Republished with author's permission from original post.

Dick Wooden
CRM specialist to help you get the answers you need with sales, service, and marketing CRM software. I help mid-sized businesses select, implement and optimize CRM so that it works the way their business needs to work. My firm is focused on client success with remarkable customer experience, effective marketing and profitable sales using CRM strategy and tools.

2 COMMENTS

  1. Great post, Mr. Wooden. This reminds me what a huge component building loyalty is to the overall success of customer engagement.

    I think another good bullet to consider might be utilizing all digital media outlets. We’re seeing social networks, phones and email becoming integral parts of every business marketing strategy — even healthcare.

    You wrote, ” Customer[s] expect doing business with you to be as hassle-free and gratifying for them as possible. When they experience good service, they are more open and faster in knowing and liking you. They believe you can earn their business with service that is pleasant, helpful and personalized.”

    In a study we’re releasing in October, we found just that. Patients want their doctors and medical staff to make it personal.
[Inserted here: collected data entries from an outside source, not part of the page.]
@@ -248,9 +285,16 @@
     a_polys = in->c01;
     for (uint32_t i = 0; i < 2 * n; i++) a_last.p[i] = a_polys.p[i] + (size_t)last * N;
   }
-  Scratch prod(c, (size_t)n * 2 * pps);
   std::vector<const KeyDev *> keys(n, &c->sh->relin);
   const bool fold = c->tun.fold_pa && c->tun.fuse_mac;
+  if (ks_tail_applies(c, l, n)) {
+    Scratch r(c, (size_t)n * 2 * N), t(c, (size_t)n * 2 * N);
+    KsTailPlan plan{OpRRLastFolded::Params{nullptr, 0, nullptr, pps, r.d, N, t.d, N, last, sp, {}},
+                    OpRRFolded::Params{r.d, N, t.d, N, nullptr, 0, nullptr, pps, out_d, ops, sp, last, l - 1, {}}};
+    switch_key_products(c, l, nullptr, 0, keys.data(), n, nullptr, &c2, mul, nullptr, fold, mul ? nullptr : &a_polys, true, &plan);
+    return;
+  }
+  Scratch prod(c, (size_t)n * 2 * pps);
   switch_key_products(c, l, nullptr, 0, keys.data(), n, prod.d, &c2, mul, nullptr, fold, mul ? nullptr : &a_polys, fold);
   Scratch r(c, (size_t)n * 2 * N), t(c, (size_t)n * 2 * N);
   if (fold && tail_variant(c).fused && ks_takes_modup(c, l, n)) {
diff --git a/eva_amd/csrc/launch.hip.h b/eva_amd/csrc/launch.hip.h
--- a/eva_amd/csrc/launch.hip.h
+++ b/eva_amd/csrc/launch.hip.h
@@ -129,6 +129,12 @@
   u64 *r_out = nullptr;
   bool diag = false;
   uint32_t fold_row = ~0u;
+  int tail = KS_TAIL_NONE;
+  KsTailOut tail_out{};
+};
+struct KsTailPlan {
+  OpRRLastFolded::Params lp;
+  OpRRFolded::Params rp;
 };
 inline std::vector<double> fill_mul_tab(evah_ctx *c, const evah_ct *const *as, const evah_ct *const *bs, uint32_t pairs, uint32_t B,
                                         uint32_t l, const char *batch_msg, MulTab &tab) {
@@ -294,7 +300,7 @@
 
 bool switch_key_products(evah_ctx *c, uint32_t l, const u64 *target, size_t target_bs, const KeyDev *const *keys, uint32_t n,
                          u64 *prod_d, const PtrTab *target_tab = nullptr, const MulTab *mul = nullptr, u64 *r_small = nullptr,
-                         bool fold = false, const PtrTab *adds = nullptr, bool lazy_out = false);
+                         bool fold = false, const PtrTab *adds = nullptr, bool lazy_out = false, const KsTailPlan *tail = nullptr);
 void switch_key(evah_ctx *c, uint32_t l, const u64 *target, const KeyDev &key, const u64 *add, size_t add_ps, uint32_t add_polys,
                 u64 *out, size_t out_ps);
 void key_split_launch(evah_ctx *c, const u64 *src, u64 *dst, size_t words);
diff --git a/eva_amd/csrc/ntt_ks_inner.hip.h b/eva_amd/csrc/ntt_ks_inner.hip.h
--- a/eva_amd/csrc/ntt_ks_inner.hip.h
+++ b/eva_amd/csrc/ntt_ks_inner.hip.h
@@ -72,12 +72,26 @@
   return {(u64)a, (u64)(a >> 64)};
 }
 
-template <int P, int LR, int MAXT, int MODE, bool INVSP = false, bool MAC3 = false>
+constexpr int KS_TAIL_NONE = 0, KS_TAIL_A = 1, KS_TAIL_B = 2;
+struct KsTailOut {
+  u64 *t;
+  size_t dst_ps;
+};
+template <int TAIL> struct KsTailArgs { using Out = KsTailOut; };
+template <> struct KsTailArgs<KS_TAIL_NONE> { using Out = NoMul; };
+template <int TAIL> using KsTailArg = typename KsTailArgs<TAIL>::Out;
+template <int AM> struct OpRRT;
+template <int TAIL> struct KsTailOps { using RR = OpRRT<2>; };
+
+template <int P, int LR, int MAXT, int MODE, bool INVSP = false, bool MAC3 = false, int TAIL = KS_TAIL_NONE>
 __global__ void __launch_bounds__(MAXT)
 ks_inner_kernel(DevCtx cx, const u64 *__restrict__ target_b, size_t target_bs, const u64 *__restrict__ scratch_b,
                 size_t scratch_bs, KsKeys keys, u64 *__restrict__ prod_b, size_t prod_bs, uint32_t l, uint32_t i0,
                 int logC, uint32_t n_tiles, uint32_t n_inst, PtrTab targets, KsMulArg<MODE> mul, uint32_t istep,
-                uint32_t nout, u64 *__restrict__ r_out, KsAddArg<MODE> adds, int flags, uint32_t fold_row) {
+                uint32_t nout, u64 *__restrict__ r_out, KsAddArg<MODE> adds, int flags, uint32_t fold_row,
+                KsTailArg<TAIL> tail) {
+  static_assert(TAIL == KS_TAIL_NONE || (MAC3 && !INVSP && MAXT == 64 && (MODE == KS_FOLDMUL || MODE == KS_FOLDADD)),
+                "the tail epilogues belong to the one-wave radix-2^30 kernel in a fold mode");
   const bool lazy_out = flags & 1, diag = flags & 2;
   constexpr bool MUL = MODE == KS_MUL;
   extern __shared__ __attribute__((aligned(16))) u64 lds[];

When it comes to communicating between face-to-face visits via email, voicemail and text, patients are requesting the following customizations from their doctors:

    Use our first name.

    More men than women (37 percent vs. 34 percent) say they would like all communication from their doctor to be personalized with their name.

    Send us information relevant to our age and gender.

    More men than women (22 percent vs. 11 percent) of men said that they would ignore or refuse digital healthcare communication if it is not personalized with their information.

    Make all communication specific to our illness.

    More women than men (61 percent vs. 53 percent) want messages from doctors to be personalized to their needs.

    Make sure communication maps to our treatment plan.

    Patients expect their communications with healthcare professionals to be personalized with information that is specific to their needs (58 percent), and relevant to them (55 percent).

    Know our specific goals and customize alerts with messages that will help us reach that goal.

    More women than men (55 percent v. 52 percent) say that communication they receive from healthcare professionals should be relevant to them as an individual.

    Beyond-the-clinic digital engagement, such as emails, apps, texts, social media or voicemail is exactly the type of experience U.S. consumers want and expect from their doctors. High-tech communication is one of the fastest and most cost-effective ways to reach large audiences, but in a very personalized manner.

    I would love to read your thoughts on this topic.

    Here is a link to our studies: http://www.televox.com/resources/healthy-world

    All the best,
    Scott Zimmerman, President, http://www.TeleVox.com

  2. Thanks for the metrics in the healthcare industry. I’ve heard it said that a doctor waits on the average, 18 seconds of listening, before they talk. Communication is a two way street and learning how to listen to your client’s issues and challenges is important to all forms of successful business.